However, the anionic surfactants have the disadvantages of poor salt tolerance and high critical micelle concentration, and a large number of pollutants will be emitted during the production and processing of these surfactants, which is harmful to the environment.14,15 In contrast, the nonionic surfactant has good salt tolerance, low critical micelle concentration, low influence by strong acid and strong base, high stability, and good compatibility with other surfactants.1618 Therefore, some scholars have carried out the research on the composite flooding technology of nonionic surfactants and nanoparticles. Zhao et al. used a nonionic surfactant (Triton X-100) as a dispersant for nano-silica and studied the properties of the composite system. They pointed out that the composite system has a synergistic effect in enhancing the system’s ability to peel off oil droplets and changing the wetting performance. The imbibition experiment showed that the recovery rate of the Triton X-100/SiO2 composite system was twice that of Triton X-100.19 Zhong et al. studied the S/NP composite system based on polyethoxylated nonionic surfactants and hydrophilic silica nanoparticles and reached the same conclusions.20

Alkanolamide is a kind of nonionic surfactant with good biodegradability, low pollution, low price, environmental protection, and excellent performance.

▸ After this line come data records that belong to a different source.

template <bool PACKED, bool DEPTH>
__device__ __forceinline__ void raster_forward_tile(RasterGeom geo, RasterSrc src, float* out_color, float* out_final_T,
                                                    int32_t* out_n_contrib, float4* zero_buf, uint32_t zero_vec4,
                                                    const float* depths, float* out_depth) {
    __shared__ float4 s_rec[CUGS_BLOCK * CUGS_REC_F4];
    __shared__ int s_wave_done[4];

    if (zero_buf) {
        const uint32_t per = (zero_vec4 + gridDim.x - 1) / gridDim.x;
        const uint32_t lo = blockIdx.x * per, hi = min(zero_vec4, lo + per);
        for (uint32_t e = lo + threadIdx.x; e < hi; e += CUGS_BLOCK) cugs_stnt(zero_buf + e, make_float4(0.0f, 0.0f, 0.0f, 0.0f));
    }

    unsigned tile;
    int range_start, range_end;
    if (src.tile_order) {
        const uint4 rec = src.tile_order[blockIdx.x];
        tile = rec.x; range_start = (int)rec.y; range_end = (int)rec.z;
    } else {
        tile = cugs_blend_tile(blockIdx.x, (unsigned)geo.ntx, (unsigned)(geo.ntiles / geo.ntx));
        range_start = src.tile_ranges[tile * 2 + 0];
        range_end = src.tile_ranges[tile * 2 + 1];
    }
    const int tile_x = (int)(tile % (unsigned)geo.ntx), tile_y = (int)(tile / (unsigned)geo.ntx);
    const int tid = threadIdx.x, wave = tid >> 6, lane = tid & 63;
    const int quad_x = tile_x * CUGS_TILE + (wave & 1) * 8, quad_y = tile_y * CUGS_TILE + (wave >> 1) * 8;
    const int px = quad_x + (lane & 7), py = quad_y + (lane >> 3);
    const bool inside = (px < geo.width) && (py < geo.height);
    const float pxf = (float)px + 0.5f, pyf = (float)py + 0.5f;
    const float qx0 = (float)quad_x + 0.5f, qy0 = (float)quad_y + 0.5f;

    const int num_in_range = range_end - range_start;
    const int num_batches = (num_in_range + CUGS_BLOCK - 1) / CUGS_BLOCK;

    typedef float v2f __attribute__((ext_vector_type(2)));
    float T = 1.0f, C0 = 0.0f;
    v2f C12 = {0.0f, 0.0f};
    v2f C0Z = {0.0f, 0.0f};
    float count = 0.0f;
    float open = inside ? 1.0f : 0.0f;
    bool wave_done = (__ballot(open != 0.0f) == 0ull);

    auto step = [&](const float4* rp) __attribute__((always_inline)) {
        const float4 g0 = rp[0], g1 = rp[1], col = rp[2];
        const float o = g1.y;
        PixelEval e;
        const float alpha = pixel_alpha_raw(pxf, pyf, g0.x, g0.y, g0.z, g0.w, g1.x, o, open, e);
        const float passf = passes_alpha_min(alpha);
        const float al = alpha * passf;
        const float weight = al * T;
        if (DEPTH) C0Z = __builtin_elementwise_fma((v2f){weight, weight}, (v2f){col.x, col.y}, C0Z);
        else C0 = fmaf(weight, col.x, C0);
        C12 = __builtin_elementwise_fma((v2f){weight, weight}, (v2f){col.z, col.w}, C12);
        T *= (1.0f - al);
        count += passf;
        open *= passes_alpha_min(T);
    };

    for (int batch = 0; batch < num_batches; ++batch) {
        if (lane == 0) s_wave_done[wave] = wave_done ? 1 : 0;
        __syncthreads();
        if (s_wave_done[0] & s_wave_done[1] & s_wave_done[2] & s_wave_done[3]) break;

        stage_record<PACKED, DEPTH>(src, range_start + batch * CUGS_BLOCK + tid, range_end, s_rec, depths);
        __syncthreads();

        if (!wave_done) {
            const int batch_count = min(CUGS_BLOCK, num_in_range - batch * CUGS_BLOCK);
            for (int sub = 0; sub * CUGS_WAVE < batch_count && !wave_done; ++sub) {
                const int j = sub * CUGS_WAVE + lane;
                const ActiveRect ar = active_rect(__ballot(open != 0.0f), qx0, qy0);
                bool hit = false;
                if (j < batch_count)
                    hit = may_touch_quad(s_rec[j * CUGS_REC_F4 + 0], s_rec[j * CUGS_REC_F4 + 1], ar.x0, ar.y0, ar.wx,
                                         ar.wy);
                unsigned long long mask = __ballot(hit);
                const float4* sub_rec = s_rec + sub * CUGS_WAVE * CUGS_REC_F4;
                while (__popcll(mask) >= CUGS_HIT_GROUP) {
                    const float4* r0 = sub_rec + cugs_pop_hit_asc(mask) * CUGS_REC_F4;
                    const float4* r1 = sub_rec + cugs_pop_hit_asc(mask) * CUGS_REC_F4;
                    const float4* r2 = sub_rec + cugs_pop_hit_asc(mask) * CUGS_REC_F4;
                    const float4* r3 = sub_rec + cugs_pop_hit_asc(mask) * CUGS_REC_F4;
                    step(r0); step(r1); step(r2); step(r3);
                    if (__ballot(open != 0.0f) == 0ull) { wave_done = true; mask = 0ull; break; }
                }
                while (mask != 0ull) {
                    step(sub_rec + cugs_pop_hit_asc(mask) * CUGS_REC_F4);
                    if (__ballot(open != 0.0f) == 0ull) { wave_done = true; break; }
                }
            }
        }
    }

    if (inside) {
        const int pix = py * geo.width + px;
        if (DEPTH) {
            C0 = C0Z.x;
            out_depth[pix] = fmaf(T, 0.0f, C0Z.y);
        }
        out_color[pix * 3 + 0] = fmaf(T, geo.bg0, C0);
        out_color[pix * 3 + 1] = fmaf(T, geo.bg1, C12.x);
        out_color[pix * 3 + 2] = fmaf(T, geo.bg2, C12.y);
        out_final_T[pix] = T;
        out_n_contrib[pix] = (int)count;
    }
}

In chemical flooding, its advantages are reflected in the following aspects: excellent oil–water interfacial performance; low adsorption capacity on the rock surface, which can reduce the drug consumption in surfactant flooding; no cloud point, which makes it have good temperature resistance; less affected by ions; and good salt resistance.2126 Therefore, alkanolamide is an ideal surfactant for chemical flooding. Freitas et al. studied the interfacial properties of the S/NP composite system based on aliphatic diethanolamide and mesoporous silica, and the results indicated that the surfactant could be adsorbed on the surface of nanoparticles, and the oil–water IFT could be reduced under their synergistic effect. This study shows that the alkanolamide has the potential to construct a S/NP composite flooding system with nanoparticles.27

To the best of our best knowledge, there is no research report on the composite flooding system based on alkanolamide and nanoparticles. Therefore, nano-silica was added into alkanolamide solution in this paper to construct a stable S/NP composite flooding system. The oil–water interfacial performance, dispersion stability, oil displacement performance, and microscopic displacement mechanism were systematically studied. Because the alkanolamide used in this study is a commercial product, the experimental results have important practical significance for the promotion of surfactant/nanoparticle composite oil displacement technology.

2. Results and Discussion

2.1. IFT between Crude Oil and Flooding Solution

2.1.1. IFT between Crude Oil and CDEA Solution

The IFT between crude oil and surfactant solution with different mass fractions of CDEA is shown in Figure 1. It can be seen in Figure 1 that for CDEA solutions with the mass fraction of 0.03 and 0.05%, the oil droplets cannot fall off the sample tube wall in a short time even under high-speed spinning. The IFT could be recorded after 10 and 5 min of high-speed spinning, and the equilibrium value was higher than 1.0 × 10–1 mN/m. When the mass fraction of CDEA was increased to 0.1–0.3%, the IFT decreased by an order of magnitude, reaching the order of 10–2 mN/m. It can be concluded that the CDEA mass fraction corresponding to the order of IFT from small to large was 0.1% < 0.2% < 0.3%, as shown in Figure 1 (right). Therefore, the mass fraction of CDEA solution was determined to be 0.1% in the follow-up studies. Nano-SiO2 was added into the surfactant solution to further study the influence of nanoparticles on oil–water interfacial tension.

Figure 1.

Figure 1

Effect of CDEA dosage on IFT: (left) dynamic interfacial tension and (right) IFT at 30 min.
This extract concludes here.